Her mother, Biddy Hurlbut, who died recently, worked with her for 20 years, filling orders for goods from their Kansas farm. “She didn’t do travel or design, but she was a constant presence. My dad helped too — but he also thought the two of us should clean the barn.”

Hurlbut says she long contemplated a store in the Bay Area, home to one of Peruvian Connection’s biggest customer bases, and agreed to the space on Fillmore sight unseen. “That was such a good call,” she says now, emphasizing that the shop is a good complement to the worldly wares offered by landlord Claudio Barone in his Cottage Industry shop next door. “He liked that we had a respect for other cultures,” she says.

The landlord saved the day during renovations by rescuing a large swath of antique wallpaper that workers had damaged and discarded. Now hanging on a dressing room wall, its injuries were cleverly blended with faux painting. “I loved that making lemonade aspect. It looks like it’s always been here,” says Hurlbut.

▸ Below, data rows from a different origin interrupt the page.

# impromptuRong/hd_yolo

Measured on NVIDIA B200. Metric: postproc_tiles_per_s, higher is better.
Workload: dtype f32

## Files before the change

hd_yolo_b200/csrc/mask_regions.cu:

```cuda
#include "tma_common.cuh"
#include "mask_common.cuh"

namespace hdy {

constexpr int kRegBoxX = 24, kRegBoxY = 24;
constexpr int kRegNm = 32;
constexpr int kRegThreads = 256;
constexpr int kRegWarps = kRegThreads / 32;
constexpr int kRegList = 512;

template <typename E>
struct RegSmemT {
  E proto[kRegNm][kRegBoxY][kRegBoxX];
  float coef[kRegWarps][kRegNm];
  uint16_t list[kRegList];
  int nlist;
  int pad;
  uint64_t bar;
};
__device__ __forceinline__ float proto_f32(float v) { return v; }
__device__ __forceinline__ float proto_f32(__half v) { return __half2float(v); }

constexpr int kRegCap = 254;
constexpr int kMaxRegionsPerTile = 512;
struct RegionList {
  int32_t count;
  uint16_t det[kRegCap];
};
static_assert(sizeof(RegionList) == 512, "one region list is 512 bytes");
struct PmWorkspace {
  int32_t* large_count;
  int32_t* large_list;
  float* patches;
  RegionList* regions;
  int4* kr;
};
static inline size_t align256(size_t v) { return (v + 255) & ~(size_t)255; }
size_t process_mask_workspace_bytes(long long bs, long long max_det) {
  const long long slots = bs * max_det;
  return 256 + align256((size_t)slots * 4) + align256((size_t)slots * 16) +
         (size_t)slots * kPatchPitch * kPatchPitch * 4 + (size_t)bs * kMaxRegionsPerTile * sizeof(RegionList);
}
static PmWorkspace pm_workspace(void* base, long long slots) {
  PmWorkspace w;
  unsigned char* p = static_cast<unsigned char*>(base);
  w.large_count = reinterpret_cast<int32_t*>(p);
  p += 256;
  w.large_list = reinterpret_cast<int32_t*>(p);
  p += align256((size_t)slots * 4);
  w.kr = reinterpret_cast<int4*>(p);
  p += align256((size_t)slots * 16);
  w.patches = reinterpret_cast<float*>(p);
  p += (size_t)slots * kPatchPitch * kPatchPitch * 4;
  w.regions = reinterpret_cast<RegionList*>(p);
  return w;
}

struct KeptRange {
  float x1d, y1d, x2d, y2d;
  int px0, py0, px1, py1;
};
__device__ __forceinline__ KeptRange kept_range(const float4 b, float rx, float ry, int mw, int mh) {
  KeptRange k;
  k.x1d = __fmul_rn(b.x, rx);
  k.x2d = __fmul_rn(b.z, rx);
  k.y1d = __fmul_rn(b.y, ry);
  k.y2d = __fmul_rn(b.w, ry);
  k.px0 = ceil_to_int_clamped(k.x1d, 0, mw);
  k.px1 = ceil_to_int_clamped(k.x2d, 0, mw);
  k.py0 = ceil_to_int_clamped(k.y1d, 0, mh);
  k.py1 = ceil_to_int_clamped(k.y2d, 0, mh);
  if (!(k.x1d == k.x1d) || !(k.x2d == k.x2d) || !(k.y1d == k.y1d) || !(k.y2d == k.y2d)) k.px1 = k.px0, k.py1 = k.py0;
  return k;
}

__constant__ int c_inv16[17] = {0,     65536, 32768, 21846, 16384, 13108, 10923, 9363, 8192,
                                7282,  6554,  5958,  5462,  5042,  4682,  4370,  4096};

__global__ void __launch_bounds__(256) proto_bin_kernel(const float4* __restrict__ boxes,
                                                        const int32_t* __restrict__ counts, long long n_slots,
                                                        int max_det, int mh, int mw, int rxn, int ryn, float rx,
                                                        float ry, const int32_t* __restrict__ geom4,
                                                        RegionList* __restrict__ regions, int4* __restrict__ kr) {
  const long long slot = (long long)blockIdx.x * blockDim.x + threadIdx.x;
  if (slot >= n_slots) return;
  const int tile = (int)(slot / max_det), d = (int)(slot - (long long)tile * max_det);
  const bool live = d < counts[tile] && !(geom4 && (geom4[4 * slot + 2] <= 0 || geom4[4 * slot + 3] <= 0));
  KeptRange k;
  k.px0 = k.py0 = k.px1 = k.py1 = 0;
  if (live) k = kept_range(boxes[slot], rx, ry, mw, mh);
  kr[slot] = make_int4(k.px0, k.py0, k.px1, k.py1);
  if (k.px1 <= k.px0 || k.py1 <= k.py0) return;
  if (k.px1 - k.px0 > kPatchPitch || k.py1 - k.py0 > kPatchPitch) return;
  const int rx0 = k.px0 / kRegBoxX, rx1 = (k.px1 - 1) / kRegBoxX;
  const int ry0 = k.py0 / kRegBoxY, ry1 = (k.py1 - 1) / kRegBoxY;
  for (int ryy = ry0; ryy <= ry1; ++ryy)
    for (int rxx = rx0; rxx <= rx1; ++rxx) {
      RegionList& R = regions[(size_t)tile * (rxn * ryn) + ryy * rxn + rxx];
      const int pos = atomicAdd(&R.count, 1);
      if (pos < kRegCap) R.det[pos] = (uint16_t)d;
    }
}

template <typename E, typename Emit>
__device__ __forceinline__ void contract_piece(const E (*proto)[kRegBoxY][kRegBoxX], const float* __restrict__ coef_smem,
                                               const int4 kr, int X0, int Y0, int lane, Emit emit) {
  float cf[kRegNm];
#pragma unroll
  for (int c = 0; c < kRegNm; c += 4) {
    const float4 v = *reinterpret_cast<const float4*>(coef_smem + c);
    cf[c] = v.x;
    cf[c + 1] = v.y;
    cf[c + 2] = v.z;
    cf[c + 3] = v.w;
  }
  const int qx0 = max(kr.x, X0), qx1 = min(kr.z, X0 + kRegBoxX);
  const int qy0 = max(kr.y, Y0), qy1 = min(kr.w, Y0 + kRegBoxY);
  const int pw = qx1 - qx0;
  const int inv = c_inv16[pw];
  const int rows_per = (32 * inv) >> 16;
  const int ly = (lane * inv) >> 16, lx = lane - ly * pw;
  if (ly >= rows_per) return;
  const int xx = qx0 + lx, sx = xx - X0;
  for (int yy = qy0 + ly; yy < qy1; yy += rows_per) {
    const int sy = yy - Y0;
    float acc = 0.f;
#pragma unroll
    for (int c = 0; c < kRegNm; ++c) acc = fmaf(cf[c], proto_f32(proto[c][sy][sx]), acc);
    emit(xx - kr.x, yy - kr.y, sigmoidf_ref(acc));
  }
}

struct ListedRide {
  const void* protos;
  const float4* boxes;
  const int64_t* offsets;
  uint32_t* bits;
  int32_t* status;
  const int32_t* list;
  const int32_t* list_count;
  long long capacity_words;
  float rx, ry;
  int nm, mh, mw, ih, iw;
  int ctas;
};
constexpr int kListedTiles = 64;

template <typename E>
__global__ void __launch_bounds__(kRegThreads, 3) proto_patch_kernel(
    const __grid_constant__ CUtensorMap tmap, const float* __restrict__ coef, const int4* __restrict__ krs,
    const int32_t* __restrict__ counts, int max_det, int rxn, int ryn, float* __restrict__ patches,
    const RegionList* __restrict__ regions, const ListedRide LR) {
  extern __shared__ __align__(128) unsigned char smem_raw[];
  if ((int)blockIdx.x < LR.ctas) {
    float* stage = reinterpret_cast<float*>(smem_raw);
    process_mask_body<true, sizeof(E) == 2>(LR.protos, coef, LR.boxes, counts, max_det, LR.nm, LR.mh, LR.mw, LR.ih, LR.iw,
                                            1, LR.rx, LR.ry, nullptr, nullptr, LR.offsets, LR.bits, LR.capacity_words,
                                            LR.status, LR.list, (long long)*LR.list_count,
                                            (long long)(blockIdx.x / kListedTiles), (long long)(LR.ctas / kListedTiles),
                                            (int)(blockIdx.x % kListedTiles), kListedTiles, stage,
                                            stage + kPmStage * kPmStage);
    return;
  }
  const int bid = (int)blockIdx.x - LR.ctas;
  RegSmemT<E>& S = *reinterpret_cast<RegSmemT<E>*>(smem_raw);
  const int t = threadIdx.x, lane = t & 31, warp = t >> 5;
  const int per_tile = rxn * ryn;
  const int tile = bid / per_tile, reg = bid - tile * per_tile;
  const int RY = reg / rxn, RX = reg - RY * rxn;
  const int X0 = RX * kRegBoxX, Y0 = RY * kRegBoxY;
  const RegionList& RL = regions[bid];
  const int listed = RL.count;
  if (listed <= 0) return;
  const bool use_list = listed <= kRegCap;
  const int n = use_list ? listed : min(counts[tile], max_det);

  if (t == 0) {
    mbar_init(&S.bar, 1);
    asm volatile("fence.mbarrier_init.release.cluster;" ::: "memory");
    mbar_arrive_expect_tx(&S.bar, (uint32_t)sizeof(S.proto));
    tma_load_4d(&S.proto[0][0][0], &tmap, X0, Y0, 0, tile, &S.bar);
  }
  bool loaded = false;
  for (int base = 0; base < n; base += kRegList) {
    __syncthreads();
    if (t == 0) S.nlist = 0;
    __syncthreads();
    const int lim = min(base + kRegList, n);
    if (use_list) {
      for (int i = base + t; i < lim; i += kRegThreads) S.list[i - base] = RL.det[i];
      if (t == 0) S.nlist = lim - base;
    } else {
      for (int d = base + t; d < lim; d += kRegThreads) {
        const int4 k = krs[(size_t)tile * max_det + d];
        if (k.z <= k.x || k.w <= k.y) continue;
        if (k.z - k.x > kPatchPitch || k.w - k.y > kPatchPitch) continue;
        if (k.z <= X0 || k.x >= X0 + kRegBoxX || k.w <= Y0 || k.y >= Y0 + kRegBoxY) continue;
        S.list[atomicAdd(&S.nlist, 1)] = (uint16_t)(d - base);
      }
    }
    __syncthreads();
    const int nl = S.nlist;
    int e = warp;
    size_t nslot = 0;
    int4 nkr = make_int4(0, 0, 0, 0);
    float ncoef = 0.f;
    auto fetch = [&](int ee) {
      nslot = (size_t)tile * max_det + (use_list ? 0 : base) + S.list[ee];
      nkr = krs[nslot];
      ncoef = coef[nslot * kRegNm + lane];
    };
    if (e < nl) fetch(e);
    if (!loaded) {
      while (!mbar_try_wait(&S.bar, 0)) {
      }
      loaded = true;
    }
    for (; e < nl; e += kRegWarps) {
      const size_t slot = nslot;
      const int4 k = nkr;
      __syncwarp();
      S.coef[warp][lane] = ncoef;
      __syncwarp();
      if (e + kRegWarps < nl) fetch(e + kRegWarps);
      float* dst = patches + slot * (kPatchPitch * kPatchPitch);
      contract_piece<E>(S.proto, S.coef[warp], k, X0, Y0, lane,
                        [&](int px, int py, float v) { dst[py * kPatchPitch + px] = v; });
    }
  }
  if (!loaded) {
    while (!mbar_try_wait(&S.bar, 0)) {
    }
  }
}

constexpr int kUpWarps = 8;
constexpr int kPatchRing = kPatchPitch + 2;
constexpr int kRowChunk = 64;

struct RowTab {
  int i0, i1;
  float l0, l1;
};

struct UpSmem {
  float patch[kUpWarps][kPatchRing * kPatchRing];
  float col[kUpWarps][kPatchRing][32];
  RowTab rows[kUpWarps][kRowChunk];
};

template <bool PACKED, bool UPSAMPLE>
__global__ void __launch_bounds__(kUpWarps * 32) mask_upsample_pack_kernel(
    const float* __restrict__ patches, const float4* __restrict__ boxes, const int32_t* __restrict__ counts,
    long long n_slots, int max_det, int mh, int mw, int ih, int iw, float rx, float ry, float* __restrict__ out_dense,
    const int32_t* __restrict__ geom4, const int64_t* __restrict__ offsets, uint32_t* __restrict__ bits,
    long long capacity_words,
    int32_t* __restrict__ status, int32_t* __restrict__ large_count, int32_t* __restrict__ large_list) {
  static_assert(!(PACKED && UPSAMPLE), "the packed + upsampled form runs mask_upsample_pack2_kernel");
  __shared__ UpSmem S;
  const int lane = threadIdx.x & 31, warp = threadIdx.x >> 5;
  const long long slot = (long long)blockIdx.x * kUpWarps + warp;
  if (slot >= n_slots) return;
  const int tile = (int)(slot / max_det), d = (int)(slot - (long long)tile * max_det);
  if (d >= counts[tile]) return;
  PMGeom g;
  if (geom4) {
    const KeptRange k = kept_range(boxes[slot], rx, ry, mw, mh);
    const int4 wdw = reinterpret_cast<const int4*>(geom4)[slot];
    g.x1d = k.x1d, g.y1d = k.y1d, g.x2d = k.x2d, g.y2d = k.y2d;
    g.px0 = k.px0, g.py0 = k.py0, g.px1 = k.px1, g.py1 = k.py1;
    g.x0 = wdw.x, g.y0 = wdw.y, g.w = wdw.z, g.h = wdw.w;
  } else {
    g = pm_geometry(boxes[slot], mh, mw, ih, iw, UPSAMPLE ? 1 : 0, rx, ry);
  }
  if (g.w <= 0 || g.h <= 0) return;
  const int wpr = (g.w + 31) >> 5;
  const int oh = UPSAMPLE ? ih : mh, ow = UPSAMPLE ? iw : mw;
  long long off = 0;
  if (PACKED) {
    off = offsets[slot];
    if (off + (long long)wpr * g.h > capacity_words) {
      if (lane == 0) atomicOr(status, HDY_STATUS_OVERFLOW);
      return;
    }
  }
  const int pw = g.px1 - g.px0, ph = g.py1 - g.py0;
  if (pw > kPatchPitch || ph > kPatchPitch) {
    if (PACKED)
      for (long long i = lane; i < (long long)wpr * g.h; i += 32) bits[off + i] = 0u;
    if (lane == 0) large_list[atomicAdd(large_count, 1)] = (int32_t)slot;
    return;
  }
  float* P = S.patch[warp];
  {
    const float* src = patches + slot * (kPatchPitch * kPatchPitch);
#pragma unroll
    for (int i = lane; i < kPatchPitch * kPatchPitch; i += 32) {
      const int y = i >> 4, x = i & 15;
      P[(y + 1) * kPatchRing + x + 1] = (y < ph && x < pw) ? src[i] : 0.f;
    }
    for (int i = lane; i < 4 * kPatchRing; i += 32) {
      const int k = i / kPatchRing, j = i - k * kPatchRing;
      const int idx = k == 0 ? j : (k == 1 ? (kPatchRing - 1) * kPatchRing + j : (k == 2 ? j * kPatchRing : j * kPatchRing + kPatchRing - 1));
      P[idx] = 0.f;
    }
  }
  __syncwarp();

  if (!UPSAMPLE) {
    for (int w = 0; w < wpr; ++w) {
      const int c = (w << 5) + lane;
      const bool valid = c < g.w;
      for (int r = 0; r < g.h; ++r) {
        const bool bit = valid && P[(r + 1) * kPatchRing + (valid ? c + 1 : 0)] > 0.5f;
        if (PACKED) {
          const unsigned word = __ballot_sync(0xffffffffu, bit);
          if (lane == 0) bits[off + (long long)r * wpr + w] = word;
        } else if (valid) {
          out_dense[slot * oh * ow + (size_t)(g.y0 + r) * ow + g.x0 + c] = bit ? 1.f : 0.f;
        }
      }
    }
    return;
  }

  const float sxs = (float)mw / (float)iw, sys = (float)mh / (float)ih;
  RowTab* rowtab = S.rows[warp];
  float(*col)[32] = S.col[warp];
  const int src_rows = ph + 2;
  for (int r0 = 0; r0 < g.h; r0 += kRowChunk) {
    const int nr = min(kRowChunk, g.h - r0);
    __syncwarp();
    for (int r = lane; r < nr; r += 32) {
      const Lerp Y = lerp_coord(g.y0 + r0 + r, sys, mh);
      RowTab T;
      T.i0 = min(max(Y.i0 - g.py0 + 1, 0), ph + 1);
      T.i1 = min(max(Y.i1 - g.py0 + 1, 0), ph + 1);
      T.l0 = Y.l0;
      T.l1 = Y.l1;
      rowtab[r] = T;
    }
    __syncwarp();
    for (int w = 0; w < wpr; ++w) {
      const int vw = min(32, g.w - (w << 5));
      if (vw <= 16) {
        const int rows_per = 32 / vw;
        const int lr = lane / vw, lc = lane - lr * vw;
        const bool active = lr < rows_per;
        const Lerp X = lerp_coord(g.x0 + (w << 5) + lc, sxs, mw);
        const int xi0 = min(max(X.i0 - g.px0 + 1, 0), pw + 1), xi1 = min(max(X.i1 - g.px0 + 1, 0), pw + 1);
        __syncwarp();
        if (active)
          for (int s = lr; s < src_rows; s += rows_per)
            col[s][lc] = __fadd_rn(__fmul_rn(X.l0, P[s * kPatchRing + xi0]), __fmul_rn(X.l1, P[s * kPatchRing + xi1]));
        __syncwarp();
        for (int rb = 0; rb < nr; rb += rows_per) {
          const int r = rb + lr;
          if (active && r < nr) {
            const float4 rt = *reinterpret_cast<const float4*>(&rowtab[r]);
            const float v = __fadd_rn(__fmul_rn(rt.z, col[__float_as_int(rt.x)][lc]),
                                      __fmul_rn(rt.w, col[__float_as_int(rt.y)][lc]));
            out_dense[slot * oh * ow + (size_t)(g.y0 + r0 + r) * ow + g.x0 + (w << 5) + lc] = v > 0.5f ? 1.f : 0.f;
          }
        }
        continue;
      }
      const int c = (w << 5) + lane;
      const bool valid = c < g.w;
      const Lerp X = lerp_coord(g.x0 + (valid ? c : 0), sxs, mw);
      const int xi0 = min(max(X.i0 - g.px0 + 1, 0), pw + 1), xi1 = min(max(X.i1 - g.px0 + 1, 0), pw + 1);
      __syncwarp();
      for (int s = 0; s < src_rows; ++s)
        col[s][lane] = __fadd_rn(__fmul_rn(X.l0, P[s * kPatchRing + xi0]), __fmul_rn(X.l1, P[s * kPatchRing + xi1]));
      __syncwarp();
      float* dd = out_dense + slot * oh * ow + (size_t)(g.y0 + r0) * ow + g.x0 + c;
#pragma unroll 4
      for (int r = 0; r < nr; ++r) {
        const float4 rt = *reinterpret_cast<const float4*>(&rowtab[r]);
        const float v = __fadd_rn(__fmul_rn(rt.z, col[__float_as_int(rt.x)][lane]),
                                  __fmul_rn(rt.w, col[__float_as_int(rt.y)][lane]));
        if (valid) dd[(size_t)r * ow] = v > 0.5f ? 1.f : 0.f;
      }
    }
  }
}
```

“Can you believe that view?” she says, suddenly taken by the look of the weathered bricks on the building next door. “And I love the uneven floors — the perfect imperfections of this place.”

The San Francisco location is the fourth brick and mortar store. The flagship store, bigger by far than the others, opened in Washington, D.C., in 2008. Others are in Santa Fe, Manchester, Vermont, and Kansas City, Missouri. But Hurlbut says she has no aspirations to become a large chain, predicting she will top off at no more than eight stores. “They’ll only be in places we really want to be — and we’ll always walk away from malls,” she says.

A new foray for fall will be simple pottery dinnerware. There will also be an increasing number of housewares and gift items in stock as the holidays near — along with rugs and a few taxidermy selections.

While most of the store is stocked with apparel for women, there are also a few choice items for men — including a full-length overcoat of ultra-soft alpaca and wool for $575. “I’m proud of our prices,” says Hurlbut. “And imagine if a guy wanted to look cool in the wind,” she says, flipping open the lapel to reveal the gold silk lining piped in red. “Sometimes I force men to try this on — not so they’ll buy it, but just so they can see how handsome they’ll look.”